Quantitative measures of clock protein dynamics in the mouse suprachiasmatic nucleus extends the circadian time-keeping model.

The suprachiasmatic nucleus (SCN) synchronises circadian rhythmicity (~24 h) across the body. The SCN cell-autonomous clock is modelled qualitatively as a transcriptional-translational feedback loop (TTFL), with heteromeric complexes of transcriptional activator and repressor proteins driving cyclical gene expression. How these proteins really behave within the SCN, individually and in relation to each other, is poorly understood. Imaging SCN slices from a novel array of knock-in reporter mice, we quantify the dynamic behaviours of combined repressors PERIOD2 (PER2) and CRYPTOCHROME1 (CRY1), and activator BMAL1. We reveal a spectrum of protein-specific intracellular and spatiotemporal behaviours that run counter to the qualitative TTFL model.
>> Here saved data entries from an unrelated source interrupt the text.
struct FrameSetup {
  gcr_layout L;
  int64_t R_layout;
  int gx, gy, T;
  int nblocks, chunk;
  int NG, G;
  float4* rec;
  float* cov3D;
  uint32_t *tiles_touched, *block_sums, *vis_list, *vis_count;
  uint4 *vis_rec, *banded;
  unsigned long long *frame, *block_tiles;
  float* final_T;
  uint32_t *n_contrib, *ranges, *cursor, *table;
  uint4* lazy;
  char* bin;
  uint64_t* keys[2];
  uint32_t *vals[2], *list, *hist;
};
template <class T>
T* at(const void* base, size_t off) {
  return base ? (T*)((char*)base + off) : nullptr;
}
FrameSetup frame_setup(const Opts& op, int32_t P, const gcr_camera* cam, int64_t R_layout, const void* geom,
                       const void* img, const void* binning) {
  FrameSetup f;
  f.L = compute_layout(P, cam->img_w, cam->img_h, R_layout);
  const gcr_layout& L = f.L;
  f.R_layout = R_layout;
  f.gx = (cam->img_w + GCR_BLOCK_X - 1) / GCR_BLOCK_X;
  f.gy = (cam->img_h + GCR_BLOCK_Y - 1) / GCR_BLOCK_Y;
  f.T = f.gx * f.gy;
  gcr_preprocess_grid(P, gcr_preprocess_resident_blocks(), &f.nblocks, &f.chunk);
  f.G = 1;
  f.NG = op.force_global_cursor ? 0 : gcr_tile_table_groups(f.T, f.nblocks, &f.G);
  f.rec = at<float4>(geom, L.geom_rec);
  f.cov3D = at<float>(geom, L.geom_cov3D);
  f.tiles_touched = at<uint32_t>(geom, L.geom_tiles_touched);
  f.block_sums = at<uint32_t>(geom, L.geom_block_sums);
  f.vis_list = at<uint32_t>(geom, L.geom_vis_list);
  f.vis_count = at<uint32_t>(geom, L.geom_vis_count);
  f.vis_rec = at<uint4>(geom, L.geom_vis_rec);
  f.frame = at<unsigned long long>(geom, L.geom_num_rendered);
  f.block_tiles = at<unsigned long long>(geom, L.geom_block_tiles);
  f.banded = gcr_band_sort_possible(f.T) ? at<uint4>(geom, L.geom_tiles_touched) : nullptr;
  f.final_T = at<float>(img, L.img_final_T);
  f.n_contrib = at<uint32_t>(img, L.img_n_contrib);
  f.ranges = at<uint32_t>(img, L.img_ranges);
  f.cursor = at<uint32_t>(img, L.img_tile_cursor);
  f.table = at<uint32_t>(img, L.img_tile_table);
  f.lazy = at<uint4>(img, L.img_tile_lazy);
  f.bin = at<char>(binning, 0);
  for (int k = 0; k < 2; k++) {
    f.keys[k] = at<uint64_t>(binning, L.bin_keys[k]);
    f.vals[k] = at<uint32_t>(binning, L.bin_vals[k]);
  }
  f.list = f.vals[L.bin_sorted];
  f.hist = at<uint32_t>(binning, L.bin_hist);
  return f;
}

int check_buffers(const FrameSetup& f, const gcr_camera* cam, size_t geom_bytes, size_t img_bytes, const void* binning,
                  size_t binning_bytes, const char* binning_msg) {
  if (geom_bytes < f.L.geom_total) return fail(GCR_ERR_BUFFER_TOO_SMALL, "geometry buffer too small");
  if (img_bytes < f.L.img_total) return fail(GCR_ERR_BUFFER_TOO_SMALL, "image buffer too small");
  if (f.R_layout > 0 && (!binning || binning_bytes < (cam->backward == 1 ? f.L.bin_total : f.L.bin_lean_total)))
    return fail(GCR_ERR_BUFFER_TOO_SMALL, binning_msg);
  return 0;
}

template <class A>
void set_gaussian_args(A& a, const gcr_gaussians* g) {
  a.P = g->P;
  a.means3D = g->means3D; a.scales = g->scales; a.rotations = g->rotations;
  a.s_mean = stride_or(g->stride_means3D, 3);
  a.s_scale = stride_or(g->stride_scales, 3);
  a.s_rot = stride_or(g->stride_rotations, 4);
}
template <class A>
void set_camera_args(A& a, const gcr_camera* cam, const gcr_gaussians* g) {
  set_gaussian_args(a, g);
  a.D = cam->sh_degree; a.M = g->M; a.W = cam->img_w; a.H = cam->img_h;
  a.tanfovx = cam->tanfovx; a.tanfovy = cam->tanfovy;
  a.focal_y = cam->img_h / (2.0f * cam->tanfovy);
  a.focal_x = cam->img_w / (2.0f * cam->tanfovx);
  a.scale_modifier = cam->scale_modifier;
  a.shs = g->shs;
  a.view = cam->view_matrix; a.proj = cam->proj_matrix; a.campos = cam->campos;
  fill_cam(a.cam, cam);
}
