# birdnet-team/birdnet-stm32

Hardware: AMD Instinct MI355X
Metric: audio chunks/sec (3 s @ 24 kHz) (higher is better)
Workload: dtype i8

## Files before the change

### birdnet-stm32_amd/birdnet_stm32/_hip.py

```python

from __future__ import annotations

import ctypes
import os
from ctypes import POINTER, byref, c_char_p, c_float, c_int, c_int32, c_int64, c_size_t, c_void_p

_PKG_ROOT = os.path.dirname(os.path.dirname(os.path.abspath(__file__)))
LIB_PATH = os.path.join(_PKG_ROOT, "lib", "libbirdnet_hip.so")

ABI_VERSION = 2

EXPORTS = (
    "bn_version", "bn_last_error", "bn_device_count", "bn_ctx_create", "bn_ctx_destroy", "bn_model_load",
    "bn_model_free", "bn_model_get_info", "bn_stft_mag", "bn_forward", "bn_infer_audio", "bn_debug_op_output",
    "bn_kernel_names", "bn_profile_enable", "bn_profile_collect", "bn_ingest_resample", "bn_ingest_chunks",
    "bn_pool_scores", "bn_mel_spectrogram", "bn_profile_only", "bn_chunk_peak_normalize", "bn_set_option", "bn_get_option", "bn_ctx_set_option", "bn_ctx_get_option", "bn_ctx_reset_options", "bn_preload_kernels", "bn_host_alloc_pinned", "bn_host_free_pinned", "bn_rank_orders",
    "bn_blob_check", "bn_debug_requant", "bn_stft_mag_exact", "bn_debug_input_bytes", "bn_debug_guard_stats", "bn_debug_tail_form", "bn_debug_mid_form", "bn_debug_mid_plan", "bn_debug_mid_split_giveups",
    "bn_forward_embed", "bn_infer_audio_embed", "bn_model_get_embedding_info", "bn_ingest_resample_span",
    "bn_head_forward", "bn_probe_create", "bn_probe_destroy", "bn_probe_epoch", "bn_probe_loss", "bn_probe_get", "bn_probe_set",
    "bn_probe_sweep_create", "bn_probe_sweep_destroy", "bn_probe_sweep_epoch", "bn_probe_sweep_loss", "bn_probe_sweep_snapshot", "bn_probe_sweep_get",
    "bn_probe_set_loss", "bn_probe_epoch_weighted", "bn_probe_sweep_set_loss", "bn_probe_sweep_epoch_weighted",
    "bn_probe_set_qat", "bn_probe_get_quantized", "bn_probe_scores",
    "bn_short_time_energy", "bn_activity_counts", "bn_search_inv_norms", "bn_search_topk", "bn_augment_inputs",
    "bn_kmeans_assign", "bn_kmeans_accumulate", "bn_kmeans_centroids",
    "bn_tsne_perplexity", "bn_tsne_gradient", "bn_tsne_update",
    "bn_bootstrap_rejections", "bn_bootstrap_counts", "bn_bootstrap_ap", "bn_head_i8_forward", "bn_head_i8_pass_classes",
)

EMB_F32, EMB_I8 = 0, 1
PROBE_ACTIVATIONS = {"sigmoid": 0, "softmax": 1}
PROBE_OPTIMIZERS = {"adam": 0, "adamw": 1, "sgd": 2}
PROBE_LOSSES = {"auto": 0, "focal": 1}
PROBE_QAT_WEIGHTS = {"off": 0, "per_class": 1, "per_tensor": 2}
PROBE_MAX_D, PROBE_MAX_C = 2048, 4096
PROBE_SWEEP_MAX_TRIALS = 64
PROBE_SWEEP_CURRENT, PROBE_SWEEP_SNAPSHOT = 0, 1
HEAD_I8_STEP_ROWS, HEAD_I8_MIN_WG_STEPS, HEAD_I8_MAX_WGS, HEAD_I8_LDS_BYTES = 64, 8, 1024, 160 * 1024
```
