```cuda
extern "C" __global__ void __launch_bounds__(NT, PE_CTAS) parrm_filter_comb_e(const Args a) {
  extern __shared__ __align__(128) unsigned char smem_raw[];
  uint64_t* const full = reinterpret_cast<uint64_t*>(smem_raw);
  uint64_t* const empty = full + Q;
  T* const ring = reinterpret_cast<T*>(smem_raw + BAR_BYTES);
  const int tid = threadIdx.x;
  const int lane = tid & 31;
  const bool is_producer = tid >= NW * 32;

  if (tid == 0) {
    for (int s = 0; s < Q; ++s) {
      mbar_init(&full[s], 1);
      mbar_init(&empty[s], NW);
    }
    asm volatile("fence.mbarrier_init.release.cluster;" ::: "memory");
  }
  __syncthreads();

  const int64_t lo_valid = max64(0, a.x_t0);
  const int64_t hi_valid = min64(a.n_total, a.x_t0 + a.n_x);
#if PE_VARIANT & 2
  unsigned long long tl_start = 0, tl_pieces = 0;
  if (tid == 0) asm volatile("mov.u64 %0, %%globaltimer;" : "=l"(tl_start));
#endif
  const int gpc = a.groups_per_chan;
  const int vpc = gpc + a.edge_total;
  const int64_t G_begin = a.total_groups * int64_t(blockIdx.x) / int64_t(gridDim.x);
  const int64_t G_end = a.total_groups * int64_t(blockIdx.x + 1) / int64_t(gridDim.x);
  const uint32_t bars = smem_u32(smem_raw);

  int fslot = 0;
  uint32_t fphase = 0;
  int rslot = 0;

  for (int64_t G = G_begin; G < G_end;) {
    const int64_t chan = G / vpc;
    const int v0 = int(G - chan * vpc);
    const int v1 = int(min64(vpc, v0 + (G_end - G)));
    G += v1 - v0;
    const int s0 = min(max(v0 - a.edge_start, 0), gpc);
    const int s1 = min(max(v1 - a.edge_start, 0), gpc);
    if (s1 <= s0) continue;
    const T* const xrow = a.x + chan * a.ld_x - a.x_t0;
    T* const orow = a.out + chan * a.ld_out - a.t0;
    const int gamma = int((VEC - int((reinterpret_cast<uintptr_t>(xrow) / ES) % VEC)) % VEC);
    const int64_t j_first = floor_div(a.t0 - gamma, CH);
    const int64_t j_last = floor_div(a.t0 + a.n_out - 1 - gamma, CH);
    const int64_t n_first = j_first + s0;
    const int64_t n_end = min64(j_first + s1, j_last + 1);
    if (n_first >= n_end) continue;
#if PE_VARIANT & 2
    ++tl_pieces;
#endif
    const int n_groups = NPG + int(n_end - n_first);
    const int n_chunks = n_groups + HB + HF;
    const int64_t c_first = n_first - NPG - HB;

    if (is_producer) {
      for (int i = 0; i < n_chunks; ++i) {
        const int64_t g0 = gamma + (c_first + i) * int64_t(CH);
        T* const dst = ring + fslot * CH;
        mbar_wait(bars + (Q + fslot) * 8, fphase ^ 1u);
        if (g0 >= lo_valid && g0 + CH <= hi_valid) {
          if (lane == 0) {
            asm volatile("fence.proxy.async.shared::cta;" ::: "memory");
            const bool mirror = fslot < MIR;
            mbar_expect_tx(&full[fslot], uint32_t(CH * ES) * (mirror ? 2u : 1u));
            bulk_g2s(dst, xrow + g0, uint32_t(CH * ES), &full[fslot]);
            if (mirror) bulk_g2s(dst + Q * CH, xrow + g0, uint32_t(CH * ES), &full[fslot]);
          }
        } else {
          for (int e = lane; e < CH; e += 32) {
            const int64_t g = g0 + e;
            const T v = (g >= lo_valid && g < hi_valid) ? xrow[g] : T(0);
            dst[e] = v;
            if (fslot < MIR) dst[Q * CH + e] = v;
          }
          __syncwarp();
          if (lane == 0) mbar_arrive(&full[fslot]);
        }
        if (++fslot == Q) {
          fslot = 0;
          fphase ^= 1u;
        }
      }
      continue;
    }

    if (tid >= D) continue;
    const int c = tid;
    const unsigned wmask = (tid | 31) < D ? 0xffffffffu : ((1u << (D & 31)) - 1u);
    for (int i = 0; i < HB + HF; ++i) {
      mbar_wait(bars + fslot * 8, fphase);
      if (++fslot == Q) {
        fslot = 0;
        fphase ^= 1u;
      }
    }
    Rings r;
#pragma unroll
    for (int s = 0; s < B; ++s) r.r0[s] = T(0);
#pragma unroll
    for (int s = 0; s < (NK > 1 ? B : 1); ++s) r.r1[s] = T(0);
    const int64_t T0 = gamma + (n_first - NPG) * int64_t(CH);
    Walk w;
    w.pb = BAR_BYTES + (rslot * CH + c) * ES;
    w.rslot = rslot;
    w.fslot = fslot;
    w.fphase = fphase;
    int bad_lo = 1 << 30, bad_hi = -1;
    for (int g = 0; g < n_groups;) {
      const int64_t Tb = T0 + int64_t(g) * CH;
      r.S0 = ring_sum0(r, B - 1);
      r.S1 = ring_sum1(r, B - 1);
      const bool fast = g >= NPG && g + GPB <= n_groups && Tb - WHI >= 0 &&
                        Tb + int64_t(B) * D - WLO <= a.n_total && Tb >= a.t0 &&
                        Tb + int64_t(B) * D <= a.t0 + a.n_out;
      if (fast) {
        g += run_block<true>(r, w, a, smem_raw, bars, lane, wmask, c, orow, bad_lo, bad_hi,
                             Tb, g, n_groups);
      } else {
        g += run_block<false>(r, w, a, smem_raw, bars, lane, wmask, c, orow, bad_lo, bad_hi,
                              Tb, g, n_groups);
      }
    }
    rslot = w.rslot;
    fslot = w.fslot;
    fphase = w.fphase;
    for (int k = bad_lo; k <= bad_hi; ++k) {
      const int64_t t = T0 + c + int64_t(k) * D;
      if (t >= a.t0 && t < a.t0 + a.n_out)
        orow[t] = direct_value(a.taps, a.recip, a.n_total, a.t_max, xrow, t, lo_valid, hi_valid);
    }
    __syncwarp(wmask);
    for (int i = 0; i < HB + HF; ++i) {
      if (lane == 0) mbar_arrive(&empty[rslot]);
      if (++rslot == Q) rslot = 0;
    }
  }
#if PE_VARIANT & 2
  if (tid == 0 && a.timeline) {
    unsigned long long tl_end;
    unsigned smid;
    asm volatile("mov.u64 %0, %%globaltimer;" : "=l"(tl_end));
    asm volatile("mov.u32 %0, %%smid;" : "=r"(smid));
    a.timeline[4 * blockIdx.x + 0] = smid;
    a.timeline[4 * blockIdx.x + 1] = tl_start;
    a.timeline[4 * blockIdx.x + 2] = tl_end;
    a.timeline[4 * blockIdx.x + 3] = tl_pieces;
  }
#endif
}

}
```

### pyparrm_b200/csrc/filter_jit.cu

```cuda
#include <cuda.h>
#include <dlfcn.h>
#include <string.h>

#include <algorithm>
#include <map>
#include <mutex>
#include <string>
#include <vector>

#include "common.cuh"
#include "filter_jit.h"
#include "filter_plan.h"

namespace parrm {
namespace {

const char kCombESource[] =
#include "filter_comb_e_src.inc"
    ;

typedef struct _nvrtcProgram* nvrtcProgram;
struct Nvrtc {
  void* handle = nullptr;
  int (*CreateProgram)(nvrtcProgram*, const char*, const char*, int, const char* const*,
                       const char* const*) = nullptr;
  int (*CompileProgram)(nvrtcProgram, int, const char* const*) = nullptr;
  int (*GetCUBINSize)(nvrtcProgram, size_t*) = nullptr;
  int (*GetCUBIN)(nvrtcProgram, char*) = nullptr;
  int (*GetProgramLogSize)(nvrtcProgram, size_t*) = nullptr;
  int (*GetProgramLog)(nvrtcProgram, char*) = nullptr;
  int (*DestroyProgram)(nvrtcProgram*) = nullptr;
  const char* (*GetErrorString)(int) = nullptr;
  bool ok = false;
};

Nvrtc* nvrtc() {
  static Nvrtc n;
  static std::once_flag once;
  std::call_once(once, [] {
    const char* names[] = {"libnvrtc.so.12", "libnvrtc.so", "/usr/local/cuda/lib64/libnvrtc.so.12",
                           "/usr/local/cuda/lib64/libnvrtc.so"};
    for (const char* name : names) {
      n.handle = dlopen(name, RTLD_NOW | RTLD_LOCAL);
      if (n.handle) break;
    }
    if (!n.handle) return;
#define PARRM_NVRTC_SYM(field, sym)                                             \
  n.field = reinterpret_cast<decltype(n.field)>(dlsym(n.handle, sym));          \
  if (!n.field) return;
    PARRM_NVRTC_SYM(CreateProgram, "nvrtcCreateProgram")
    PARRM_NVRTC_SYM(CompileProgram, "nvrtcCompileProgram")
    PARRM_NVRTC_SYM(GetCUBINSize, "nvrtcGetCUBINSize")
    PARRM_NVRTC_SYM(GetCUBIN, "nvrtcGetCUBIN")
    PARRM_NVRTC_SYM(GetProgramLogSize, "nvrtcGetProgramLogSize")
    PARRM_NVRTC_SYM(GetProgramLog, "nvrtcGetProgramLog")
    PARRM_NVRTC_SYM(DestroyProgram, "nvrtcDestroyProgram")
    PARRM_NVRTC_SYM(GetErrorString, "nvrtcGetErrorString")
#undef PARRM_NVRTC_SYM
    n.ok = true;
  });
  return &n;
}

struct Driver {
  CUresult (*ModuleLoadData)(CUmodule*, const void*) = nullptr;
  CUresult (*ModuleGetFunction)(CUfunction*, CUmodule, const char*) = nullptr;
  CUresult (*FuncSetAttribute)(CUfunction, CUfunction_attribute, int) = nullptr;
  CUresult (*FuncGetAttribute)(int*, CUfunction_attribute, CUfunction) = nullptr;
  CUresult (*LaunchKernel)(CUfunction, unsigned, unsigned, unsigned, unsigned, unsigned, unsigned,
                           unsigned, CUstream, void**, void**) = nullptr;
  CUresult (*GetErrorString)(CUresult, const char**) = nullptr;
  bool ok = false;
};
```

We also show that PER and CRY1 exert independent actions on TTFL oscillations, and that their individual stabilities play a critical role in SCN circadian dynamics. These results reveal a rich and unanticipated complexity in the dynamic behaviours and functions of endogenous circadian proteins, prompting re-appraisal of current transcriptional-translational feedback loop models of the suprachiasmatic nucleus.